Niñ@s, saudade y soledad

Dónde construir la casa, la ciudad de los niños, dónde la escuela, la vida. No dejar pasar las preguntas que informan cada tiempo y edad sobre la tierra. ¿Desde dónde las prioridades los desvelos, los regocijos?, ¿dónde el horizonte?

Activistas y trabajadores por la niñez han reconocido en el 2014, un año devastador. Unicef lo ha descrito (leer) como  “de una brutalidad indescriptible”.

Árboles de navidad, pesebres, candelabros, linternas en el agua, velas multicolores en kwanza. Festividades en diversas culturas y tratamos de recordar de todas un poco, mientras ponemos el centro en la que mejor conocemos.¿De qué niño era este cumpleaños? y podría escribir un salmo en la emoción de escuchar a mi hija mayor contando una historia a su hermana pequeña.
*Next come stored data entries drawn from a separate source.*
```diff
diff --git a/include/usdu_b200.h b/include/usdu_b200.h
--- a/include/usdu_b200.h
+++ b/include/usdu_b200.h
@@ -98,6 +98,10 @@
 const char* usdu_last_error(void);
 int usdu_device_count(void);
 int usdu_sm_count(void);
+#define USDU_MMA_BLEND_F32 0
+#define USDU_MMA_BLEND_U8 1
+#define USDU_MMA_CROP 2
+int usdu_mma_ctas_per_sm(int kind, int flags, int64_t grid_ctas, int64_t smem_bytes);
 
 int usdu_resample_ksize(int in_size, int out_size);
 int64_t usdu_resample_table_words(int in_size, int out_size);
```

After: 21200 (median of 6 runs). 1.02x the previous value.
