constexpr int LVL_REC_FLOATS = 16 + 64;
__device__ __forceinline__ void lds_level_fill(float* rec, const GridDev& g, int tid) {
  if (tid < CN_MAX_LEVELS) {
    const Lvl v = lane_level(g, tid);
// ... 29 lines not shown
  const Cell k = hash_cell<OFFSET>(lv, pos_offset, px, py, pz);
  const float ox = k.ox, oy = k.oy, oz = k.oz;
  float2 ccc = hash_gather<HALF>(table, ((k.hx1 ^ k.hy1 ^ k.hz1) & lv.mask) + lv.off);
  float2 cfc = hash_gather<HALF>(table, ((k.hx1 ^ k.hy0 ^ k.hz1) & lv.mask) + lv.off);
  float2 ffc = hash_gather<HALF>(table, ((k.hx0 ^ k.hy0 ^ k.hz1) & lv.mask) + lv.off);
  float2 fcc = hash_gather<HALF>(table, ((k.hx0 ^ k.hy1 ^ k.hz1) & lv.mask) + lv.off);
  float2 ccf = hash_gather<HALF>(table, ((k.hx1 ^ k.hy1 ^ k.hz0) & lv.mask) + lv.off);
  float2 cff = hash_gather<HALF>(table, ((k.hx1 ^ k.hy0 ^ k.hz0) & lv.mask) + lv.off);
  float2 fff = hash_gather<HALF>(table, ((k.hx0 ^ k.hy0 ^ k.hz0) & lv.mask) + lv.off);
  float2 fcf = hash_gather<HALF>(table, ((k.hx0 ^ k.hy1 ^ k.hz0) & lv.mask) + lv.off);
  float mx = 1.f - ox, my = 1.f - oy, mz = 1.f - oz;
  float2 r;
  {
    float f03 = ccc.x * ox + fcc.x * mx, f12 = cfc.x * ox + ffc.x * mx;
    float f56 = cff.x * ox + fff.x * mx, f47 = ccf.x * ox + fcf.x * mx;
    float a = f03 * oy + f12 * my, b = f47 * oy + f56 * my;
    r.x = a * oz + b * mz;
  }
  {
    float f03 = ccc.y * ox + fcc.y * mx, f12 = cfc.y * ox + ffc.y * mx;
    float f56 = cff.y * ox + fff.y * mx, f47 = ccf.y * ox + fcf.y * mx;
    float a = f03 * oy + f12 * my, b = f47 * oy + f56 * my;
    r.y = a * oz + b * mz;
  }
  return r;
}
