#define LNB_WAVES 16
template <int DPL, int EXACT>
__global__ __launch_bounds__(64 * LNB_WAVES) void ln_bwd_kernel(const LnBwdArgs a) {
  extern __shared__ float sh[];
  const int W = 64 * DPL;
  const int lane = threadIdx.x & 63, wv = threadIdx.x >> 6;
  const int wave = (blockIdx.x * blockDim.x + threadIdx.x) >> 6;
  const int nw = (gridDim.x * blockDim.x) >> 6;
  const float invd = 1.f / (float)a.d;
  float ag[DPL], ab[DPL], ac[DPL];
#pragma unroll
  for (int i = 0; i < DPL; ++i) { ag[i] = 0.f; ab[i] = 0.f; ac[i] = 0.f; }
  if (EXACT) {
    float gv[DPL];
#pragma unroll
    for (int i = 0; i < DPL; ++i) gv[i] = a.g[lane + 64 * i];
    const int rmode = a.res.mode;
    DropSpec d2 = a.drop2;
    d2.step = drop_step(a.drop2); d2.step_ptr = nullptr;
    for (int row = wave; row < a.rows; row += nw) {
      const float mean = a.stats[2 * (size_t)row], rstd = a.stats[2 * (size_t)row + 1];
      float xv[DPL], dyv[DPL], rres[DPL];
#pragma unroll
      for (int i = 0; i < DPL; ++i) {
        xv[i] = a.x[(size_t)row * a.ldx + lane + 64 * i];
        dyv[i] = a.dy[(size_t)row * a.lddy + lane + 64 * i];
        rres[i] = 0.f;
      }
      if (rmode == RES_DIRECT) {
#pragma unroll
        for (int i = 0; i < DPL; ++i) rres[i] = a.res.ptr[(size_t)row * a.res.ld + lane + 64 * i];
      } else if (rmode != RES_NONE) {
#pragma unroll
        for (int i = 0; i < DPL; ++i) rres[i] = res_value(a.res, row, lane + 64 * i);
      }
      float xh[DPL], dxh[DPL];
      float s1 = 0.f, s2 = 0.f;
#pragma unroll
      for (int i = 0; i < DPL; ++i) {
        xh[i] = (xv[i] - mean) * rstd;
        dxh[i] = dyv[i] * gv[i];
        s1 += dxh[i];
        s2 += dxh[i] * xh[i];
      }
      s1 = wave_sum(s1) * invd;
      s2 = wave_sum(s2) * invd;
      float dx[DPL];
#pragma unroll
      for (int i = 0; i < DPL; ++i) {
        dx[i] = rstd * (dxh[i] - s1 - xh[i] * s2);
        if (rmode != RES_NONE) dx[i] += rres[i];
        a.dx[(size_t)row * a.lddx + lane + 64 * i] = dx[i];
        ag[i] += dyv[i] * xh[i];
        ab[i] += dyv[i];
      }
      if (a.out2) {
#pragma unroll
        for (int i = 0; i < DPL; ++i) {
          const float v2 = dx[i] * drop_mult(d2, (uint32_t)row, (uint32_t)(lane + 64 * i));
          a.out2[(size_t)row * a.d + lane + 64 * i] = v2;
          ac[i] += v2;
        }
      } else {
#pragma unroll
        for (int i = 0; i < DPL; ++i) ac[i] += dx[i];
      }
    }
  } else
  for (int row = wave; row < a.rows; row += nw) {
    const float mean = a.stats[2 * (size_t)row], rstd = a.stats[2 * (size_t)row + 1];
    float xh[DPL], dxh[DPL], dyv[DPL];
    float s1 = 0.f, s2 = 0.f;
#pragma unroll
    for (int i = 0; i < DPL; ++i) {
      int col = lane + 64 * i;
      if (col < a.d) {
        float x = a.x[(size_t)row * a.ldx + col];
        dyv[i] = a.dy[(size_t)row * a.lddy + col];
        xh[i] = (x - mean) * rstd;
        dxh[i] = dyv[i] * a.g[col];
      } else { xh[i] = 0.f; dxh[i] = 0.f; dyv[i] = 0.f; }
      s1 += dxh[i];
      s2 += dxh[i] * xh[i];
    }
    s1 = wave_sum(s1) * invd;
    s2 = wave_sum(s2) * invd;
#pragma unroll
    for (int i = 0; i < DPL; ++i) {
      int col = lane + 64 * i;
      if (col < a.d) {
        float dx = rstd * (dxh[i] - s1 - xh[i] * s2);
        if (a.res.mode != RES_NONE) dx += res_value(a.res, row, col);
        a.dx[(size_t)row * a.lddx + col] = dx;
        float v2 = dx;
        if (a.out2) {
          v2 = dx * drop_mult(a.drop2, (uint32_t)row, (uint32_t)col);
          a.out2[(size_t)row * a.d + col] = v2;
        }
        ag[i] += dyv[i] * xh[i];
        ab[i] += dyv[i];
        ac[i] += v2;
      }
    }
  }
#pragma unroll
  for (int i = 0; i < DPL; ++i) {
    sh[(0 * LNB_WAVES + wv) * W + lane + 64 * i] = ag[i];
    sh[(1 * LNB_WAVES + wv) * W + lane + 64 * i] = ab[i];
    sh[(2 * LNB_WAVES + wv) * W + lane + 64 * i] = ac[i];
  }
  __syncthreads();
  for (int t = threadIdx.x; t < 3 * a.d; t += blockDim.x) {
    const int which = t / a.d, col = t - which * a.d;
    float* dst = which == 0 ? a.dgamma : (which == 1 ? a.dbeta : a.colsum);
    if (!dst && !a.partial) continue;
    float s = 0.f;
    for (int w = 0; w < LNB_WAVES; ++w) s += sh[(which * LNB_WAVES + w) * W + col];
    if (a.partial) a.partial[((size_t)blockIdx.x * 3 + which) * a.d + col] = s;
    else atomicAdd(&dst[col], s);
  }
}
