diff --git a/ngt_amd/csrc/search_kernels.hip b/ngt_amd/csrc/search_kernels.hip
--- a/ngt_amd/csrc/search_kernels.hip
+++ b/ngt_amd/csrc/search_kernels.hip
@@ -166,13 +166,15 @@
 constexpr int search_waves_per_simd() {
   return (NCH > 0 && G == 1) ? NGT_AMD_C2_WPE : (NCH < 0 ? (M == kL2 ? 4 : 3) : 2);
 }
-template <int M, typename T, int NCH, int G>
+template <int M, typename T, int NCH, int G, bool PROD = false>
 __global__ void __launch_bounds__(64, (search_waves_per_simd<M, NCH, G>())) ngt_graph_search_kernel(SearchArgs a) {
+  static_assert(!PROD || (NCH > 0 && (NCH & 1) == 0 && M == kL2 && sizeof(T) == 4 && G == 1),
+                "the production variant is the filtered L2 float form");
   extern __shared__ __attribute__((aligned(16))) uint8_t smem[];
   const int lane = lane_id();
   SearchState st;
   uint8_t* p = smem;
-  const bool use_hash = a.ht_log2 != 0;
+  const bool use_hash = !PROD && a.ht_log2 != 0;
   st.ht = reinterpret_cast<uint32_t*>(p);
   if (use_hash) p += (size_t)4 << a.ht_log2;
   st.vf = a.vf_log2 ? reinterpret_cast<uint32_t*>(p) : nullptr;
@@ -198,13 +200,13 @@
   bool use_filter = false;
   float fa = 0.f, fb = 0.f, fe = 0.f, fx = 0.f;
   if constexpr (kFilterable || kFilterCos) {
-    if (a.fcodes != nullptr && a.fparams[4] != 0.0f) {
+    if (PROD || (a.fcodes != nullptr && a.fparams[4] != 0.0f)) {
       use_filter = true;
       fa = a.fparams[0];
       fb = a.fparams[1];
       fe = a.fparams[2];
       fx = a.fparams[3];
-      use_filter = fb > 0.0f;
+      use_filter = PROD || fb > 0.0f;
     }
   }
   (void)qb; (void)surv; (void)fa; (void)fb; (void)fe; (void)fx;
@@ -258,7 +260,7 @@
     }
 
     bool bitmap_mode = !use_hash;
-    const bool lazy = a.accepted_only && !use_hash && st.vf;
+    const bool lazy = PROD || (a.accepted_only && !use_hash && st.vf);
     uint32_t nvisited = 0;
     uint32_t ncq = 0, nspill = 0, nres = 0, maxq = 0;
     uint64_t ndist = 0, nvisit = 0, nexp = 0, nedge = 0, nexact = 0;
@@ -297,7 +299,7 @@
       if ((uint32_t)lane < m) {
         const uint32_t id = st.nid[lane];
         const uint64_t key = make_key(st.nd[lane], id);
-        visit(a.ht_log2, st, id, bitmap_mode, vis, epoch);
+        visit(PROD ? 0u : a.ht_log2, st, id, bitmap_mode, vis, epoch);
         if (ncq + lane < a.cq_cap) st.cq[ncq + lane] = key;
         else spill[nspill + (ncq + lane - a.cq_cap)] = key;
       }
@@ -325,6 +327,9 @@
     }
     if (nres >= k) radius = key_dist(st.res[k - 1]);
     float expr = __fmul_rn(a.coef, radius);
+    uint32_t fthr_q = 0u;
+    (void)fthr_q;
+    if constexpr (PROD) fthr_q = filter_threshold(expr, (double)fe, finv_b, frq);
 
     auto accept_batch = [&](const uint32_t* ids, uint32_t me) {
       uint64_t okmask = ballot64((uint32_t)lane < me && st.nd[lane] <= expr);
@@ -362,6 +367,7 @@
           if (nres >= k) {
             radius = key_dist(st.res[k - 1]);
             expr = __fmul_rn(a.coef, radius);
+            if constexpr (PROD) fthr_q = filter_threshold(expr, (double)fe, finv_b, frq);
           }
         }
         __builtin_amdgcn_wave_barrier();
@@ -434,7 +440,7 @@
         reinterpret_cast<uint32_t*>(a.qstate + (uint64_t)qi * a.qstate_stride +
                                     PauseLayout(a.k, a.cq_cap, 0).off_pop)[nexp - 1] = target;
       uint64_t eb, deg;
-      const bool padded = a.adj != nullptr;
+      const bool padded = PROD || a.adj != nullptr;
       if (padded) {
         eb = (uint64_t)target * a.adj_stride;
         deg = a.adj_stride < a.edge_size ? a.adj_stride : a.edge_size;
@@ -445,7 +451,7 @@
       }
 
       if constexpr (kFilterable) {
-        if (use_filter && lazy && padded && deg <= 256) {
+        if (PROD || (use_filter && lazy && padded && deg <= 256)) {
           const uint32_t nchk = (uint32_t)((deg + 63) >> 6);
           uint32_t a0, a1, a2, a3;
           if (pf_node == target) {
@@ -480,16 +486,20 @@
                 pw = __hip_atomic_load(reinterpret_cast<const uint32_t*>(vis + (id & ~3u)), __ATOMIC_RELAXED,
                                        __HIP_MEMORY_SCOPE_AGENT);
             }
-            st.nid[lane] = id;
-            __syncthreads();
-            filter_l2u8<NCH>(qb, fsq, a.fcodes, st.nid, reinterpret_cast<uint32_t*>(st.nd), (int)cnt);
+            if constexpr (PROD) {
+              filter_l2u8_chunk<NCH>(qb, fsq, a.fcodes, id, reinterpret_cast<uint32_t*>(st.nd), cnt);
+            } else {
+              st.nid[lane] = id;
+              __syncthreads();
+              filter_l2u8<NCH>(qb, fsq, a.fcodes, st.nid, reinterpret_cast<uint32_t*>(st.nd), (int)cnt);
+            }
             __syncthreads();
             const bool fresh = id != 0u && (!bit || ((pw >> (8 * (id & 3))) & 0xffu) != epoch);
             const uint32_t m = (uint32_t)__popcll(ballot64(fresh));
             ndist += m;
             nvisit += m;
             nvisited += m;
-            const uint32_t fthr = filter_threshold(expr, (double)fe, finv_b, frq);
+            const uint32_t fthr = PROD ? fthr_q : filter_threshold(expr, (double)fe, finv_b, frq);
             const bool keep = fresh && reinterpret_cast<const uint32_t*>(st.nd)[lane] <= fthr;
             const uint64_t km = ballot64(keep);
             const uint32_t me = (uint32_t)__popcll(km);
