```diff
+                asm volatile("" ::: "memory");
+                request_phi(pass + 1);
+            }
+#pragma unroll
+            for (int m = 0; m < 8; ++m) gdst[(unsigned)((j + m * C::T) * NY + yg)] = gv[m];
             tw.sq = sqt;
             stage_compute<NX, -1, P::R0, 1, 0, 1, false>(v[pass], tw, j);
         }
         __syncthreads();
 #pragma unroll
         for (int pass = 0; pass < C::PASSES; ++pass) {
-            const auto [q, r, j] = transposed_at<C>(pass);
+            const int q = tx + pass * BDOF_THREADS, r = q % C::TILE, j = q / C::TILE;
             RowLds<C::T> lds{smem + r * C::RS};
             stage_write<NX, P::R0, 1>(v[pass], j, lds);
         }
```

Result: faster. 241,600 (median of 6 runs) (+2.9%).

Saltando de Jesús, a Anna Frank, Luther King, y cada familia, o lo que un niño o niña pequeña podría ayudar a cambiar, en cualquier lugar del mundo.

En NY, dos mujeres convocaron a una marcha. Miles respondieron. El sábado asistimos a la #MillionsMarchNYC, no sé cuántas personas éramos (se ha dicho que 10, 20, 50 mil) pero sumaban cuadras y cuadras, desde el mediodía y hasta la noche. Más que contra la brutalidad policial solamente, sus voces eran contra toda violencia… la violencia mayor de que existan aún en estos tiempos tantas diferencias, tanto sufrimiento.

Ese mismo día, era el día de “Santa-Con”. Otras decenas, o cientos de personas jóvenes disfrazadas de Santa Claus o con trajes alusivos a navidad, caminaban por la ciudad, y en muchas cuadras casi paralelamente a la marcha por los derechos civiles. Los “viejitos pascueros” iban de juerga, bar-hopping, de bar en bar el festejo.

En una esquina, a una muchacha activista, otro joven vestido de “Santa” (y algo ebrio) le dijo “get a job”, como si a las manifestaciones asistieran sólo personas que no tienen nada mejor que hacer, o son desempleadas, flojas, o “débiles” y dependientes de beneficios sociales: esa “carga” para el país que veía el candidato -y supremacista, en realidad- Romney, esos “otros” de quienes habló con desprecio en un acto privado de la campaña presidencial (filtrado a las redes sociales) el año 2012, asegurando su derrota.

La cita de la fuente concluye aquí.